Thade Murphy

Personal information
- Native name: Tadhg Ó Murchú (Irish)
- Nickname: Thade
- Born: Timothy Murphy 8 March 1888 Inchigeelagh, County Cork, Ireland
- Died: 20 January 1975 (aged 86) Macroom, County Cork, Ireland
- Occupation: Carpenter

Sport
- Sport: Gaelic Football
- Position: Goalkeeper

Club
- Years: Club
- Macroom

Club titles
- Cork titles: 4

Inter-county
- Years: County
- 1909-1914: Cork

Inter-county titles
- Munster titles: 1
- All-Irelands: 1

= Thade Murphy =

Irish Gaelic footballer

Timothy Murphy (8 March 1888 – 20 January 1975), known as Thade Murphy, was an Irish Gaelic footballer who played as a goalkeeper for club side Macroom and was a member of the Cork senior football team from 1909 until 1914.

==Career==
Murphy first came to Gaelic football prominence as a goalkeeper with the Macroom club that won four County Championship titles in five seasons between 1909 and 1913. He joined the Cork senior football team as a goalkeeper in advance of the 1909 Munster Championship. Murphy subsequently lined out in the 1911 All-Ireland final which saw Cork claim their second ever title after a 6–06 to 1–02 defeat of Antrim. He continued to line out with Cork until 1914.

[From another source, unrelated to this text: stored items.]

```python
_P = ctypes.POINTER
SIGNATURES = {
    "vn_abi_version": (c_i32, []),
    "vn_build_info": (ctypes.c_char_p, []),
    "vn_build_id": (ctypes.c_char_p, []),
    "vn_voxelize_workspace_bytes": (c_sz, [c_i64, _P(VnGrid)]),
    "vn_voxelize_index": (c_i32, [c_vp, c_i64, _P(VnGrid), c_vp, c_sz, c_vp, c_vp]),
    "vn_voxelize_gather": (c_i32, [c_vp, c_i64, _P(VnGrid), c_vp, c_sz, c_i64, c_i64, c_i32, c_vp, c_vp, c_vp, c_vp, c_vp]),
    "vn_voxelize_host_workspace_bytes": (c_sz, [c_i64, _P(VnGrid)]),
    "vn_voxelize_host_index": (c_i32, [c_vp, c_i64, _P(VnGrid), c_vp, c_sz, _P(c_i64)]),
    "vn_voxelize_host_gather": (c_i32, [c_vp, c_i64, _P(VnGrid), c_vp, c_sz, c_i64, c_i64, c_i32, c_vp, c_vp, c_vp]),
    "vn_vfe_layer_workspace_bytes": (c_sz, [c_i64, c_i32, c_i32, c_i32]),
    "vn_vfe_layer_fwd": (c_i32, [c_vp, c_vp, c_i64, c_i32, c_i32, c_i32, c_vp, c_vp, c_vp, c_vp, c_vp, c_vp, c_i32, c_f32, c_f32,
                                 c_vp, c_vp, c_sz, c_vp]),
    "vn_vfe_layer_bwd": (c_i32, [c_vp, c_vp, c_vp, c_i64, c_i32, c_i32, c_i32, c_vp, c_i32, c_vp, c_vp, c_vp, c_vp, c_vp, c_vp,
                                 c_sz, c_vp]),
    "vn_fov_crop_workspace_bytes": (c_sz, [c_i64]),
    "vn_fov_crop": (c_i32, [c_vp, c_i64, c_vp, c_vp, c_vp, c_i32, c_i32, c_vp, c_vp, c_vp, c_vp, c_sz, c_vp]),
    "vn_augment_points": (c_i32, [c_vp, c_i64, c_i32, c_vp, c_i32, ctypes.c_double, ctypes.c_double, c_f32, c_vp, c_vp]),
    "vn_augment_compose": (c_i32, [c_vp, c_i64, c_vp, c_i32, c_vp, c_vp, c_vp]),
    "vn_points_in_boxes": (c_i32, [c_vp, c_i64, c_vp, c_i32, c_vp, c_vp, c_vp]),
    "vn_gt_paste_workspace_bytes": (c_sz, [c_i64]),
    "vn_gt_paste": (c_i32, [c_vp, c_i64, c_vp, c_i32, c_vp, c_i64, c_vp, c_i64, c_vp, c_vp, c_sz, c_vp]),
    "vn_permute_points": (c_i32, [c_vp, c_i64, c_vp, c_vp, c_vp]),
    "vn_shuffle_points": (c_i32, [c_vp, c_i64, c_vp, c_vp, c_vp]),
    "vn_comm_rccl_version": (c_i32, []),
    "vn_comm_unique_id": (c_i32, [c_vp]),
    "vn_comm_create": (c_i32, [_P(c_vp), c_vp, c_i32, c_i32]),
    "vn_comm_destroy": (c_i32, [c_vp]),
    "vn_allreduce_bucket": (c_i32, [c_vp, c_vp, c_i64, c_f32, c_vp]),
    "vn_vfe_workspace_bytes": (c_sz, [c_i64, c_i32]),
    "vn_vfe_fwd": (c_i32, [c_vp, c_i64, c_i32, _P(VnVfeWeights), c_i32, c_f32, c_f32, c_vp, c_vp, c_vp, c_sz, c_vp]),
    "vn_vfe_fwd_rows": (c_i32, [c_vp, c_i64, c_i32, _P(VnVfeWeights), c_i32, c_f32, c_f32, c_vp, c_vp, c_vp, c_vp, c_sz, c_vp]),
    "vn_vfe_bwd": (c_i32, [c_vp, c_i64, c_i32, _P(VnVfeWeights), c_vp, c_vp, _P(VnVfeGrads), c_vp, c_sz, c_i32, c_vp]),
    "vn_scatter_dense_fwd": (c_i32, [c_vp, c_vp, c_i64, c_i32, c_i32, c_i32, c_i32, c_i32, c_vp, c_i32, c_i32,
                                     c_i32, c_vp]),
    "vn_scatter_dense_update": (c_i32, [c_vp, c_vp, c_i64, c_i32, c_i32, c_i32, c_i32, c_i32, c_vp, c_i32, c_i32,
                                        c_i32, c_vp]),
    "vn_scatter_dense_bwd": (c_i32, [c_vp, c_i32, c_vp, c_i64, c_i32, c_i32, c_i32, c_i32, c_i32, c_vp, c_vp]),
    "vn_conv_gather_gemm": (c_i32, [c_vp, c_vp, c_vp, c_vp, c_i32, _P(VnConv), c_i32, c_vp, c_vp]),
    "vn_net_workspace_bytes": (c_sz, [_P(VnNetConfig), c_i64]),
    "vn_net_tensor_info": (c_i32, [_P(VnNetConfig), c_i64, c_i32, c_i32, _P(VnNetTensorInfo)]),
    "vn_net_create": (c_i32, [_P(c_vp)]),
    "vn_net_destroy": (c_i32, [c_vp]),
    "vn_net_step": (c_i32, [c_vp, _P(VnNetConfig), _P(VnStep)]),
    "vn_net_timing_begin": (c_i32, [c_vp, c_i32]),
    "vn_net_timing_read": (c_i32, [c_vp, c_vp, c_i32, _P(c_i32)]),
    "vn_net_forward": (c_i32, [c_vp, _P(VnNetConfig), _P(VnLayerParams), c_vp, c_vp, c_vp, c_vp, c_vp, c_i64, c_vp, c_sz, c_vp,
                               c_vp, c_vp, c_vp]),
    "vn_net_wait_bucket": (c_i32, [c_vp, c_i32, c_vp]),
    "vn_net_prepare": (c_i32, [c_vp, _P(VnNetConfig), _P(VnLayerParams), c_vp, c_vp, c_i64, c_vp, c_sz, c_vp]),
    "vn_voxel_index_grid": (c_i32, [c_vp, c_i64, c_i32, c_i32, c_i32, c_i32, c_vp, c_vp]),
    "vn_rulebook_slab_rows": (c_i64, [c_i64]),
    "vn_rulebook_combine": (c_i32, [c_vp, c_vp, c_vp, c_i64, c_vp, _P(VnConv), c_vp, c_vp, c_i32, c_vp, c_vp]),
    "vn_net_backward": (c_i32, [c_vp, _P(VnNetConfig), _P(VnLayerParams), c_vp, c_vp, c_vp, c_vp, c_vp, c_vp, c_vp, c_i64,
                                c_vp, c_sz, _P(VnLayerGrads), c_vp, c_vp, c_vp, c_i32, c_i32, c_vp, c_vp]),
    "vn_conv_stats_slab_rows": (c_i64, [_P(VnConv)]),
    "vn_conv_plan_id": (c_i32, [_P(VnConv)]),
    "vn_conv_wgrad_plan_id": (c_i32, [_P(VnConv), c_i32, c_i64]),
    "vn_bn_finalize_slab": (c_i32, [c_vp, c_i64, c_i64, c_i32, c_vp, c_vp, c_vp, c_vp, c_vp, c_f32, c_f32, c_vp, c_vp]),
    "vn_conv_wgrad_workspace_bytes": (c_sz, [_P(VnConv), c_i32, c_i64]),
    "vn_conv_wgrad": (c_i32, [c_vp, c_vp, c_vp, _P(VnConv), c_i32, c_vp, c_sz, c_vp]),
    "vn_conv_dgrad_bn_bwd": (c_i32, [c_vp, c_vp, c_vp, c_i32, _P(VnConv), c_vp, c_i32, c_vp, c_vp, c_vp]),
    "vn_conv_gather_gemm_rows": (c_i32, [c_vp, c_vp, c_vp, c_vp, c_i32, _P(VnConv), c_vp, c_i64, c_vp, c_i32, c_vp, c_vp]),
    "vn_conv_wgrad_partials": (c_i32, [c_vp, c_vp, _P(VnConv), c_i32, c_vp, c_i64, c_vp, c_sz, c_vp, c_vp]),
    "vn_conv_wgrad_rows": (c_i32, [c_vp, c_vp, c_vp, _P(VnConv), c_vp, c_i64, c_vp, c_sz, c_vp]),
    "vn_conv_wgrad_partials_split_pass": (c_i32, [c_vp, c_vp, _P(VnConv), c_i32, c_vp, c_sz, c_vp, c_vp]),
    "vn_active_sites_workspace_bytes": (c_sz, [_P(VnConv)]),
    "vn_active_sites": (c_i32, [c_vp, c_i64, _P(VnConv), c_vp, c_sz, c_vp, c_i64, c_vp, c_vp]),
    "vn_fill_rows": (c_i32, [c_vp, c_i32, c_i64, c_i32, c_i64, c_vp, c_vp]),
    "vn_pack_weight": (c_i32, [c_vp, c_i32, c_i32, c_i32, c_i32, c_i32, c_i32, c_vp, c_i32, c_vp]),
    "vn_unpack_wgrad": (c_i32, [c_vp, c_i32, c_i32, c_i32, c_i32, c_i32, c_vp, c_vp]),
    "vn_bn_stats": (c_i32, [c_vp, c_i32, c_i64, c_i32, c_i64, c_i32, c_vp, c_vp, c_vp]),
    "vn_bn_finalize": (c_i32, [c_vp, c_i64, c_i32, c_i32, c_vp, c_vp, c_vp, c_vp, c_vp, c_i32, c_f32, c_f32, c_vp,
                               c_vp]),
    "vn_bn_apply": (c_i32, [c_vp, c_i32, c_i64, c_i64, c_i32, c_vp, c_i32, c_vp, c_i32, c_i64, c_i64, c_vp]),
    "vn_bn_bwd_reduce": (c_i32, [c_vp, c_i32, c_i64, c_vp, c_i32, c_i64, c_i64, c_i32, c_vp, c_i32, c_vp, c_vp]),
    "vn_bn_bwd_finalize": (c_i32, [c_vp, c_i64, c_i32, c_i32, c_vp, c_vp, c_vp, c_vp, c_vp, c_vp]),
    "vn_bn_bwd_slab_rows": (c_i64, [c_i64, c_i32]),
    "vn_bn_bwd_reduce_slab": (c_i32, [c_vp, c_i32, c_i64, c_vp, c_i32, c_i64, c_i64, c_i32, c_vp, c_i32, c_vp, c_vp]),
    "vn_bn_bwd_finalize_slab": (c_i32, [c_vp, c_i64, c_i64, c_i32, c_vp, c_vp, c_vp, c_vp, c_vp, c_vp]),
    "vn_bn_bwd_apply": (c_i32, [c_vp, c_i32, c_i64, c_vp, c_i32, c_i64, c_i64, c_i32, c_vp, c_vp, c_i32, c_vp,
                                c_i32, c_i64, c_i64, c_vp]),
    "vn_bn_apply_bev": (c_i32, [c_vp, c_i32, c_i64, c_i32, c_i64, c_vp, c_i32, c_vp, c_i32, c_i64, c_vp]),
    "vn_bn_bwd_reduce_slab_bev": (c_i32, [c_vp, c_i32, c_i64, c_vp, c_i32, c_i64, c_i32, c_i64, c_vp, c_i32, c_vp, c_vp]),
    "vn_bn_bwd_apply_bev": (c_i32, [c_vp, c_i32, c_i64, c_vp, c_i32, c_i64, c_i32, c_i64, c_vp, c_vp, c_i32, c_vp, c_i32, c_vp]),
    "vn_bn_apply_flagged": (c_i32, [c_vp, c_i32, c_i64, c_i64, c_i32, c_vp, c_i32, c_vp, c_i32, c_i64, c_vp, c_vp, c_vp]),
    "vn_bn_bwd_reduce_slab_flagged": (c_i32, [c_vp, c_i32, c_i64, c_vp, c_i32, c_i64, c_i64, c_i32, c_vp, c_i32, c_vp, c_vp, c_vp,
                                              c_vp]),
    "vn_bn_bwd_apply_list": (c_i32, [c_vp, c_i32, c_vp, c_i32, c_i32, c_i32, c_i32, c_i32, c_vp, c_vp, c_i32, c_vp, c_i32, c_vp,
                                     c_vp, c_i64, c_vp]),
    "vn_bn_bwd_list_slab_rows": (c_i64, [c_i64, c_i32]),
    "vn_bn_bwd_reduce_list": (c_i32, [c_vp, c_i32, c_vp, c_i32, c_i32, c_i32, c_i32, c_i32, c_vp, c_i32, c_vp, c_vp, c_vp, c_i64, c_vp]),
    "vn_bn_bwd_finalize_list": (c_i32, [c_vp, c_i64, c_i64, c_i32, c_vp, c_vp, c_vp, c_vp, c_i32, c_i32, c_vp, c_vp, c_vp, c_vp]),
    "vn_bn_bwd_apply_list_rows": (c_i32, [c_vp, c_i32, c_vp, c_i32, c_i32, c_i32, c_i32, c_i32, c_vp, c_vp, c_i32, c_vp, c_i32,
                                          c_vp, c_vp, c_i64, c_vp]),
    "vn_dgrad_total_workspace_bytes": (c_sz, [c_i32]),
    "vn_dgrad_total": (c_i32, [c_vp, c_i32, c_i32, c_i32, c_i32, c_i32, c_i32, c_i32, c_i32, c_vp, c_i32, c_vp, c_sz, c_vp, c_vp]),
    "vn_box_col_sums": (c_i32, [c_vp, c_i32, c_i32, c_i32, c_i32, c_i32, c_i32, c_vp, c_sz, c_vp]),
    "vn_act_delta_rows": (c_i32, [c_vp, c_i32, c_i32, c_i32, c_i32, c_i32, c_vp, c_vp, c_i32, c_i32, c_vp, c_vp, c_i64, c_vp, c_i32,
                                  c_vp]),
    "vn_wgrad_const_add": (c_i32, [c_vp, c_vp, c_sz, c_i32, c_i32, c_i32, c_vp, c_vp, c_i32, c_i32, c_i32, c_vp]),
    "vn_conv_wgrad_partials_counted": (c_i32, [c_vp, c_vp, _P(VnConv), c_vp, c_i64, c_vp, c_vp, c_sz, c_vp, c_vp]),
    "vn_bn_bwd_apply_flagged": (c_i32, [c_vp, c_i32, c_i64, c_vp, c_i32, c_i64, c_i64, c_i32, c_vp, c_vp, c_i32, c_vp, c_i32,
                                        c_i64, c_vp, c_vp]),
    "vn_nchw_to_rows": (c_i32, [c_vp, c_i32, c_i32, c_i64, c_vp, c_i32, c_i64, c_i64, c_vp]),
    "vn_rows_to_nchw": (c_i32, [c_vp, c_i32, c_i64, c_i32, c_i32, c_i64, c_vp, c_i32, c_vp]),
    "vn_cast_rows": (c_i32, [c_vp, c_i32, c_i64, c_i64, c_i32, c_vp, c_i32, c_i64, c_i64, c_vp]),
    "vn_col_sums_workspace_bytes": (c_sz, [c_i64, c_i32]),
    "vn_col_sums": (c_i32, [c_vp, c_i32, c_i64, c_i64, c_i32, c_vp, c_vp, c_sz, c_vp]),
    "vn_heads_to_nchw": (c_i32, [c_vp, c_i32, c_i64, c_vp, c_vp, c_vp]),
    "vn_heads_fwd": (c_i32, [c_vp, c_i64, c_vp, c_vp, c_i32, c_i64, c_vp, c_vp, c_vp]),
    "vn_heads_dgrad": (c_i32, [c_vp, c_i64, c_vp, c_vp, c_i64, c_i64, c_vp]),
    "vn_heads_dgrad_f32": (c_i32, [c_vp, c_i64, c_vp, c_vp, c_i32, c_i64, c_i64, c_vp]),
    "vn_heads_bwd": (c_i32, [c_vp, c_vp, c_vp, c_i32, c_i64, c_vp, c_i32, c_i64, c_i32, c_vp]),
    "vn_pack_weights_batch": (c_i32, [c_vp, c_i32, c_vp]),
# ... 152 lines not shown
```

Before: 571.5 point-clouds/s.

## Store per-voxel h2 max/min in VFE pass 2 to skip pass-3 recompute

Pass 2 of the VFE forward now also records, for each voxel and channel, the max and min of the pre-BN second-layer activations over the unmasked points, plus a flag for whether any masked points exist. In training mode a new lightweight elementwise kernel rebuilds the BN+ReLU+maxpool output from these extrema, using the sign of the BN scale to pick max or min. This replaces the full pass-3 recompute of both layers per point. The trade is an extra K×128-float workspace buffer and more stores in pass 2. Correctness depends on BN being monotone per channel, and the masked rows are assumed to produce relu(b2).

==Personal life and death==

Born in Inchigeelagh, County Cork, Murphy followed in his father's footsteps and worked as a carpenter. He took a prominent part in the War of Independence as a member of the 7th Batt. 1st Cork Brigade of the Old IRA and subsequently took the Anti-Treaty side. He was a life-long supporter of Éamon de Valera and Fianna Fáil. Murphy married Nellie Cross in Enniskean on 23 September 1922 and they had three children. One of his sons, John A. Murphy, was Emeritus Professor of Irish History at University College Cork and senator.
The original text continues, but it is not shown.